### Your goal
In the entries that follow, which lines hold the string "input"? List them.

### Data records

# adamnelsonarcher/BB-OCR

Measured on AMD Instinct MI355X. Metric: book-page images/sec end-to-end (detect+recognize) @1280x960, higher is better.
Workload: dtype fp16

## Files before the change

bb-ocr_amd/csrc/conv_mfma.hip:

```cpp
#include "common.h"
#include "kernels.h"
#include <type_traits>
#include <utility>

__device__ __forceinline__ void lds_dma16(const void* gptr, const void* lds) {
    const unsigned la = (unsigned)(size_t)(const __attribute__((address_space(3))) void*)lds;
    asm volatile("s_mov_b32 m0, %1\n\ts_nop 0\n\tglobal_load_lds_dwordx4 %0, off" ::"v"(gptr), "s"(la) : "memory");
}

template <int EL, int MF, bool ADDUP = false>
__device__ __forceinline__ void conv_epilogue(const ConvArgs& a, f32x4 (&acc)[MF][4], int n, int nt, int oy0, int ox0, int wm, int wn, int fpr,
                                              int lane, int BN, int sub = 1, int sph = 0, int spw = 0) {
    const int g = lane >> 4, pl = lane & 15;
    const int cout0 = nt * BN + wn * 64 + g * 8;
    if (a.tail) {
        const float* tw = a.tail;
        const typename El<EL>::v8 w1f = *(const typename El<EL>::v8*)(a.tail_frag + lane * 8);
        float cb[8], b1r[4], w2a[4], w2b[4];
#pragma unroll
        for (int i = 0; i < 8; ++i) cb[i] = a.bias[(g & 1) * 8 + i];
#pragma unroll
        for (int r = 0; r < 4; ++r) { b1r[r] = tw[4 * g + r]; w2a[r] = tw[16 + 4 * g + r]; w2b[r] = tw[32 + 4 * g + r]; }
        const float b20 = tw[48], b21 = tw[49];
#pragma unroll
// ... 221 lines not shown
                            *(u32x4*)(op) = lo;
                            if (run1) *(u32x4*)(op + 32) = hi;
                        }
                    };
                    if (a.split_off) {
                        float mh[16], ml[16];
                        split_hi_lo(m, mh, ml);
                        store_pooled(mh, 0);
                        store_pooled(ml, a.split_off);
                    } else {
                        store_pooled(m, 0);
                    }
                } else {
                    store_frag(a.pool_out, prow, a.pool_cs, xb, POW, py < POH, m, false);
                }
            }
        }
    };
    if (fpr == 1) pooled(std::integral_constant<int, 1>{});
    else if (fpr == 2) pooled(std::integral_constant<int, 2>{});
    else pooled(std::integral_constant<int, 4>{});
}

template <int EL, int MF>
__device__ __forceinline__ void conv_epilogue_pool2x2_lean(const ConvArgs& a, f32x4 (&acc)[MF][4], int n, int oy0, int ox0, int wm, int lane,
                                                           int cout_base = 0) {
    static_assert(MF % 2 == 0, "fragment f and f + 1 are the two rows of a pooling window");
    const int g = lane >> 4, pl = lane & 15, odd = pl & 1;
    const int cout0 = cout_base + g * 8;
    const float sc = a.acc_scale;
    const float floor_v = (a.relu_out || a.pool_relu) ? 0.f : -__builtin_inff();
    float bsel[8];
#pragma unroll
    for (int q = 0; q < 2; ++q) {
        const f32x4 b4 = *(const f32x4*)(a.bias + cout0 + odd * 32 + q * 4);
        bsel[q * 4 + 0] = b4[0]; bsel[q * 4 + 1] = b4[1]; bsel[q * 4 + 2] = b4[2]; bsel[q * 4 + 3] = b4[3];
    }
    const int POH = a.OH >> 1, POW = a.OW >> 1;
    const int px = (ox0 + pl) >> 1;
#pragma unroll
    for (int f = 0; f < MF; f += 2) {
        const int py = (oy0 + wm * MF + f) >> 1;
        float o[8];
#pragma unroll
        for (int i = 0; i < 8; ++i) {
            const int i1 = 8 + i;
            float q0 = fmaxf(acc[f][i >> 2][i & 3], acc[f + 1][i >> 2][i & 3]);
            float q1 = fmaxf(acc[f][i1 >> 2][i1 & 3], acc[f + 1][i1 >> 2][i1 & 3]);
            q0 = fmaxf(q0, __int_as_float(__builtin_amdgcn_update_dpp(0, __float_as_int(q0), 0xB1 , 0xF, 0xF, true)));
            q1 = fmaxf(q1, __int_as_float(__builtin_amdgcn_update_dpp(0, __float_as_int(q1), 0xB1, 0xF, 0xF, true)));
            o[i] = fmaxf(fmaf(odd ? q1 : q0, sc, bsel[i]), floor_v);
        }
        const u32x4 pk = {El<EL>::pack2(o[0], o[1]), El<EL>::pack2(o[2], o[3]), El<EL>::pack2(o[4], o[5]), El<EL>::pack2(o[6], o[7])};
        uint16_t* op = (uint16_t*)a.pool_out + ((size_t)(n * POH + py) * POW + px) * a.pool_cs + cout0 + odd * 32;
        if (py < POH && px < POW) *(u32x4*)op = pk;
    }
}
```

---

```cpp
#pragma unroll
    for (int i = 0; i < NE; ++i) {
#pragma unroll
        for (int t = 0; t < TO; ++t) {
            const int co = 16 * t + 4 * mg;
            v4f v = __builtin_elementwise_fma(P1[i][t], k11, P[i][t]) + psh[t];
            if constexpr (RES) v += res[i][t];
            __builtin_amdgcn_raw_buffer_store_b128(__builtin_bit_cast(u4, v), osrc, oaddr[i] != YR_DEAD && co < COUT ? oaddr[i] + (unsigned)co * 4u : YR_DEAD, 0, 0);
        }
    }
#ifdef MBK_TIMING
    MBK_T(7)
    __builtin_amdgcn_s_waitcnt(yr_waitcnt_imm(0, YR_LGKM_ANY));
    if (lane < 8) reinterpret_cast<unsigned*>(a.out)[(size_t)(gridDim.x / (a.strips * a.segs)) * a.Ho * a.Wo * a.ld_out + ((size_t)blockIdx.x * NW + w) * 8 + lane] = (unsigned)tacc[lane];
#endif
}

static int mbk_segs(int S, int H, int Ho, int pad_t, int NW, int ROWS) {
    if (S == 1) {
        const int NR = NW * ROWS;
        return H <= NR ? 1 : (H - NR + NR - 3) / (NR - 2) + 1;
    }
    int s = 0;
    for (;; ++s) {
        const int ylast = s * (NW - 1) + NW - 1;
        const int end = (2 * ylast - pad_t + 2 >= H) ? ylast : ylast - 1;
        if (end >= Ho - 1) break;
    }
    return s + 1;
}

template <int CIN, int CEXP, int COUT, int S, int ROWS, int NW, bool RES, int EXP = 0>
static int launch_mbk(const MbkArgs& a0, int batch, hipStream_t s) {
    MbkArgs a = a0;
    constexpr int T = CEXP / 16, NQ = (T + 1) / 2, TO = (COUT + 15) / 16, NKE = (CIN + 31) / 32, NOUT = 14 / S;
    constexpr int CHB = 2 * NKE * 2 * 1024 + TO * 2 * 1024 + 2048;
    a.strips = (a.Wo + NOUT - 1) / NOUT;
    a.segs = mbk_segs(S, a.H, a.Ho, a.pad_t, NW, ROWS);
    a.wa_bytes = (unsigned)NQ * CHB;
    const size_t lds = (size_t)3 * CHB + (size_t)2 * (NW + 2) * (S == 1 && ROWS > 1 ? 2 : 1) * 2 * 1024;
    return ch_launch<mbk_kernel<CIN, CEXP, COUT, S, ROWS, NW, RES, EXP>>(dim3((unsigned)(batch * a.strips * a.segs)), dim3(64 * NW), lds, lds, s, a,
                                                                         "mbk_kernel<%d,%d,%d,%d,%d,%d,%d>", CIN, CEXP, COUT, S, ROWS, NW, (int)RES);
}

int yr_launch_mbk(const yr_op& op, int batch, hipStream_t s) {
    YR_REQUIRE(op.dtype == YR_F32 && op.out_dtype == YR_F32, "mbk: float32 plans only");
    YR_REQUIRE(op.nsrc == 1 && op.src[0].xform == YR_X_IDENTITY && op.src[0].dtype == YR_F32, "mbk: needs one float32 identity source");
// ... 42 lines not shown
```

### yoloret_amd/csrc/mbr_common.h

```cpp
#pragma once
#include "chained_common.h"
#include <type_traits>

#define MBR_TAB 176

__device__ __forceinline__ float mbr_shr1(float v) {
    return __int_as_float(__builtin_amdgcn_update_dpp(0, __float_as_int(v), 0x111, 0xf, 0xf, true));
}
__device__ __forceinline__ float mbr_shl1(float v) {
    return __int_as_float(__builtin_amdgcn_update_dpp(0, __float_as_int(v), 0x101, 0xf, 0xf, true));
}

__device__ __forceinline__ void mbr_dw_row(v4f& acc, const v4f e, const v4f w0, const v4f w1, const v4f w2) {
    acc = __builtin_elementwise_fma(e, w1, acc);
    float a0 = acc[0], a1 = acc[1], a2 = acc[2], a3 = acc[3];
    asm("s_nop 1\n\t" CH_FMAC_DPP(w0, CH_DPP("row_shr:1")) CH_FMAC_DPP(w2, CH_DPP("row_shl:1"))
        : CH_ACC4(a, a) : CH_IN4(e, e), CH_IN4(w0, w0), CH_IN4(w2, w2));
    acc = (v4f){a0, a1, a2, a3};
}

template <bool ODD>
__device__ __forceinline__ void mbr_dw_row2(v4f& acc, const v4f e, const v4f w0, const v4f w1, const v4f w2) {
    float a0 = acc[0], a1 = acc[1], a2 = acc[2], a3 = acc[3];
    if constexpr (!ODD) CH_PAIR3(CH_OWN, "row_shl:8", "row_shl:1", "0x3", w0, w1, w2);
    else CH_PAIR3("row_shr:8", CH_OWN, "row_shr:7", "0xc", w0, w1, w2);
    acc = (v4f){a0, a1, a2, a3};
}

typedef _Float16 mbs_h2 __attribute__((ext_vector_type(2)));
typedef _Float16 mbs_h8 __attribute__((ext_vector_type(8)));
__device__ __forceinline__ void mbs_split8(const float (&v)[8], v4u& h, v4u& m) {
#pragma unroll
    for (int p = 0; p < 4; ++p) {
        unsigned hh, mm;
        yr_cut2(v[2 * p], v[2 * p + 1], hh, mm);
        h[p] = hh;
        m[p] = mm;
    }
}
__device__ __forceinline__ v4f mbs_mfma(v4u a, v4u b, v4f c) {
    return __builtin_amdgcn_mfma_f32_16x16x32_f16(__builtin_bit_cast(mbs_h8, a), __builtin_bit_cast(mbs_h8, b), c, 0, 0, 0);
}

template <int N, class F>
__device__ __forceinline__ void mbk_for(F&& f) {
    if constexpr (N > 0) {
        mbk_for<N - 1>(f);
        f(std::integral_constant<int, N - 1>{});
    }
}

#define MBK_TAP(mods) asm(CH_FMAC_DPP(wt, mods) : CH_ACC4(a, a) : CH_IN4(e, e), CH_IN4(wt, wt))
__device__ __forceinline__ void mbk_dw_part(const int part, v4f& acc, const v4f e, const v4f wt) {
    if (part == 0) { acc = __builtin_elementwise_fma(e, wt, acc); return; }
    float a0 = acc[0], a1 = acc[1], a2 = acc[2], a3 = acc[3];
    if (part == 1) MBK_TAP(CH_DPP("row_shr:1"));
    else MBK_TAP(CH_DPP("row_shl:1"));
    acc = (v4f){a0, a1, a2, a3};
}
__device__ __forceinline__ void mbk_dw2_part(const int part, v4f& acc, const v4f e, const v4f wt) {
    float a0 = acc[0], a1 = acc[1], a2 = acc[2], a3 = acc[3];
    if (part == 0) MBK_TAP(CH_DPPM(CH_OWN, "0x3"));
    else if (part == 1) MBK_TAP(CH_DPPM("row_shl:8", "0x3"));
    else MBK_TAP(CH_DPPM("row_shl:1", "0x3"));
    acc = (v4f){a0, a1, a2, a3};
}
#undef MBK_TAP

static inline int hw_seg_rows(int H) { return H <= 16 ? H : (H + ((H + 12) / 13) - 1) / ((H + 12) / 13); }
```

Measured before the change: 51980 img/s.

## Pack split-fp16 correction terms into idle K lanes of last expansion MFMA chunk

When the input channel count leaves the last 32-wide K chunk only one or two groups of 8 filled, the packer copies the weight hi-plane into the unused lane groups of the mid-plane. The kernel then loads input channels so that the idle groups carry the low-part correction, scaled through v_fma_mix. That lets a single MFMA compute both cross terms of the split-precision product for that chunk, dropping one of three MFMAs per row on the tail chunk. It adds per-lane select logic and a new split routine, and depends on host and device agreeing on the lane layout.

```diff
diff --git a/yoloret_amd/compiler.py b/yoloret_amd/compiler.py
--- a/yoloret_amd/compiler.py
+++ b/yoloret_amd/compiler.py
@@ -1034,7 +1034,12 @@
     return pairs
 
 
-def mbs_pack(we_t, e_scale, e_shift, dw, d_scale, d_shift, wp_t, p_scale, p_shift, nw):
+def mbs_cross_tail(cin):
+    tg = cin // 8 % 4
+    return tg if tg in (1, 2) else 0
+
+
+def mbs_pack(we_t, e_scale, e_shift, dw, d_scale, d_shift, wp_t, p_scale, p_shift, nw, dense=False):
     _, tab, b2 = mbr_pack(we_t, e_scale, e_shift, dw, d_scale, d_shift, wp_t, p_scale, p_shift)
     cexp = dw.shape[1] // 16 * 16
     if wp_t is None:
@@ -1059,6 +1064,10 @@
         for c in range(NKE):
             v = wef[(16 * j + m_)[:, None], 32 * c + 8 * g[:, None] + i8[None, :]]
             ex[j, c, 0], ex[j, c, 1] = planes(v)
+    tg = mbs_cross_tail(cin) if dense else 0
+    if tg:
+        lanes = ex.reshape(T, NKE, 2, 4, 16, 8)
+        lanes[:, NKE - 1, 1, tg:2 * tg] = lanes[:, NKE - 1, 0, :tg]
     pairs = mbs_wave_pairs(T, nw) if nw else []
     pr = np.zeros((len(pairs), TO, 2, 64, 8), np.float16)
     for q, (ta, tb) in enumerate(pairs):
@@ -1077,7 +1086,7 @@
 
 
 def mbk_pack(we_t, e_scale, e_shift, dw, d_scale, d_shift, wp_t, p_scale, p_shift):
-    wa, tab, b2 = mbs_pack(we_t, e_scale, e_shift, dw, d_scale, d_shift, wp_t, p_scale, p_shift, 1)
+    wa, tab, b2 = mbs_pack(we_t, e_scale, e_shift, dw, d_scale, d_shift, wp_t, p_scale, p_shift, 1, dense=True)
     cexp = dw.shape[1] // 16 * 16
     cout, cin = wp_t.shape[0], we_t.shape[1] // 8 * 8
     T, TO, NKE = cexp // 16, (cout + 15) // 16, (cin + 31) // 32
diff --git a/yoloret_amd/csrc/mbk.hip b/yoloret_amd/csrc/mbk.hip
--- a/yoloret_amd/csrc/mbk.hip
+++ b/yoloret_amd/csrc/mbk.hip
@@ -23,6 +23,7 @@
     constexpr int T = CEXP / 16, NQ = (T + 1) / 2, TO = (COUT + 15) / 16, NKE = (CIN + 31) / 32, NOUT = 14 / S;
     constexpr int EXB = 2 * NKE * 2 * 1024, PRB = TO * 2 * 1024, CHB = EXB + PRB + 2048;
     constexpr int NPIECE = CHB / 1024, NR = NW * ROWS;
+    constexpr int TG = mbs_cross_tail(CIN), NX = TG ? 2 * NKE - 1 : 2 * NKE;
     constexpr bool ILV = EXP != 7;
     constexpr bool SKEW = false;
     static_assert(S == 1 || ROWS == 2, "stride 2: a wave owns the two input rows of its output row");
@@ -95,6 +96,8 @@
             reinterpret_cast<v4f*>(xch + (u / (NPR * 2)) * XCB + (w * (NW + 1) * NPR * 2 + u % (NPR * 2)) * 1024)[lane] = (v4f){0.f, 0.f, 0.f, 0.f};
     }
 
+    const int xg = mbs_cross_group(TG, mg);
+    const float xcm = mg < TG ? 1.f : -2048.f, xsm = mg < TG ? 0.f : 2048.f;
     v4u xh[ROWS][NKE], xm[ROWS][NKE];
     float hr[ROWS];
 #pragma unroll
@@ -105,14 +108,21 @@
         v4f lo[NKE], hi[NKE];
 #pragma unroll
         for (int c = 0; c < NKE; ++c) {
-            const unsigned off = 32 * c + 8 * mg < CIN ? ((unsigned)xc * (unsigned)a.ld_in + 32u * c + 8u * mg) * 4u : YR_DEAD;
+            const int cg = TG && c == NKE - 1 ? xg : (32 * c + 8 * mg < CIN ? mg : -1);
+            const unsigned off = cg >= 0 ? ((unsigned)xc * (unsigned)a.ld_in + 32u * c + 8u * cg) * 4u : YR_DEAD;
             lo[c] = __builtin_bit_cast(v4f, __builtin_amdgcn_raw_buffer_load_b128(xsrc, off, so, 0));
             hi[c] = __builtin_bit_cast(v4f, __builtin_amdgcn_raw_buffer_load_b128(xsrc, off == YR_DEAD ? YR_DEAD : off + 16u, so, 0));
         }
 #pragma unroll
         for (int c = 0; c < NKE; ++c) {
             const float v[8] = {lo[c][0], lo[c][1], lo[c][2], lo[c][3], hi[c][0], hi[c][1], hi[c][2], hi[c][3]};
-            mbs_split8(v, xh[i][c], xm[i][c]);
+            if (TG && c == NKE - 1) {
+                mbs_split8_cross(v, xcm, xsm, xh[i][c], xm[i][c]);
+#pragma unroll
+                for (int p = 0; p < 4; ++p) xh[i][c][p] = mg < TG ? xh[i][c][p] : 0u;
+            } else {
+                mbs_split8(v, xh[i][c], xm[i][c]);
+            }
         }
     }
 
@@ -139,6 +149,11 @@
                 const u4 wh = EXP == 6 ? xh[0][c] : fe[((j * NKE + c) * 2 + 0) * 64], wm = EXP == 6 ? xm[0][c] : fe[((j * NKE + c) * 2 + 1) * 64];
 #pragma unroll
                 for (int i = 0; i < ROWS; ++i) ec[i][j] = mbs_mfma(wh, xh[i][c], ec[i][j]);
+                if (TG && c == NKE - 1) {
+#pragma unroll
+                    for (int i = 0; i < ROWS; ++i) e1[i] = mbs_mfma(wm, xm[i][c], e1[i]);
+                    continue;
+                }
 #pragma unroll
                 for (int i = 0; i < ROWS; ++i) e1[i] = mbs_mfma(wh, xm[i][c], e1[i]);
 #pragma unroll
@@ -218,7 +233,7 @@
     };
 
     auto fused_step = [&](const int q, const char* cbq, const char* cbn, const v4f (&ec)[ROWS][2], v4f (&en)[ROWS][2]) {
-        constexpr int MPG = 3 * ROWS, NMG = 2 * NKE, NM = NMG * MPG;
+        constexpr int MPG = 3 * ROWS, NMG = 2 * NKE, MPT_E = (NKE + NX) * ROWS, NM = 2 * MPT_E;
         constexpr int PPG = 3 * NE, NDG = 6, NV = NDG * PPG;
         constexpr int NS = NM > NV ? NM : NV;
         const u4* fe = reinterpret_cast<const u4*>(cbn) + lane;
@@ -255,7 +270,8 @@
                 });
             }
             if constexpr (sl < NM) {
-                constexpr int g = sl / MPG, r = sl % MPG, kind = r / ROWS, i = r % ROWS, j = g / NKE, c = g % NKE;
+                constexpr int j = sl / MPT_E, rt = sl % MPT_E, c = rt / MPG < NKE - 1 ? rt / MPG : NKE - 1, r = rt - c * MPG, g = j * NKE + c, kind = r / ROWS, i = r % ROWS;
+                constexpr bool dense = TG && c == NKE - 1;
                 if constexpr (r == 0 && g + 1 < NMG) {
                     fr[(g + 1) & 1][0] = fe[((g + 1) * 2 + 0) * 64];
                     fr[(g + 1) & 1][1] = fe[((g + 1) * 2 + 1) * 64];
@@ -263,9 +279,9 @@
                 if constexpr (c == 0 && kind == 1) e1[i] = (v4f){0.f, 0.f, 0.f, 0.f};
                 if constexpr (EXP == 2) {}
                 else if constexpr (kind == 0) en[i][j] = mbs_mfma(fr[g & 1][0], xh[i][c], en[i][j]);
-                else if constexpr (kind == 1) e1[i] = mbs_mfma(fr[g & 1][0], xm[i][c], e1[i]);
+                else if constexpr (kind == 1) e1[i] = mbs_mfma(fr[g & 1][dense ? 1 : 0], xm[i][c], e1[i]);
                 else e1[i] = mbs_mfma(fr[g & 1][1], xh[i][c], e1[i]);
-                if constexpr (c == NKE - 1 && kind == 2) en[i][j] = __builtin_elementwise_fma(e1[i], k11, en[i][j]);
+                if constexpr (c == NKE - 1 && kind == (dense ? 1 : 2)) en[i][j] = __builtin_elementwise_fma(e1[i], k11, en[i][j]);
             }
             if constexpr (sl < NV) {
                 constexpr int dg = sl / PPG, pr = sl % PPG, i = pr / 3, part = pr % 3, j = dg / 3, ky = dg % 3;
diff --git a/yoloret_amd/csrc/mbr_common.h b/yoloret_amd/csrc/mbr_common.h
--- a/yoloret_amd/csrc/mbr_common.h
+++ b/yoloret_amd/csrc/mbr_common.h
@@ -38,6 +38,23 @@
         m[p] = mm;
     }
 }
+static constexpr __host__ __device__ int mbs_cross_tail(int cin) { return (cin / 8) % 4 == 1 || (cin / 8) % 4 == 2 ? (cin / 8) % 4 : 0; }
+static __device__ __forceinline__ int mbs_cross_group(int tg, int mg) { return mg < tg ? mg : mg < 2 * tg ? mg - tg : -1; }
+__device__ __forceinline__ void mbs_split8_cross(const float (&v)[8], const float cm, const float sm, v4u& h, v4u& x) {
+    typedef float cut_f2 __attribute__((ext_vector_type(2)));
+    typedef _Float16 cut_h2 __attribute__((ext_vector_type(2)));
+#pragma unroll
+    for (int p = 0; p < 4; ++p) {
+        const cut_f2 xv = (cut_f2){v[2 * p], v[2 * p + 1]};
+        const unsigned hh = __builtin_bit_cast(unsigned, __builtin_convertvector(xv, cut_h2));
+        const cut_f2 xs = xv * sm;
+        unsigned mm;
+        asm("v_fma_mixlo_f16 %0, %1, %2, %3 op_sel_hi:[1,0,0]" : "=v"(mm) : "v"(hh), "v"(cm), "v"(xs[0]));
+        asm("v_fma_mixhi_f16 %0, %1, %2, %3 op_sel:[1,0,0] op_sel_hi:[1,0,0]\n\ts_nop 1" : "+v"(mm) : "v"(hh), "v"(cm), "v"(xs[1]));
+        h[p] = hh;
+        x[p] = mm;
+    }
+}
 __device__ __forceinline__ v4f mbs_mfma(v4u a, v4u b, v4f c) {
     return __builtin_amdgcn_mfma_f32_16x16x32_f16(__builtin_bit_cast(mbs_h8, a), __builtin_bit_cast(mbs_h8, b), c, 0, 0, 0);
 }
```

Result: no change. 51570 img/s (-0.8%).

### Task solution
When the input channel count leaves the last 32-wide K chunk only one or two groups of 8 filled, the packer copies the weight hi-plane into the unused lane groups of the mid-plane. The kernel then loads input channels so that the idle groups carry the low-part correction, scaled through v_fma_mix. That lets a single MFMA compute both cross terms of the split-precision product for that chunk, dropping one of three MFMAs per row on the tail chunk. It adds per-lane select logic and a new split routine, and depends on host and device agreeing on the lane layout.
     static_assert(S == 1 || ROWS == 2, "stride 2: a wave owns the two input rows of its output row");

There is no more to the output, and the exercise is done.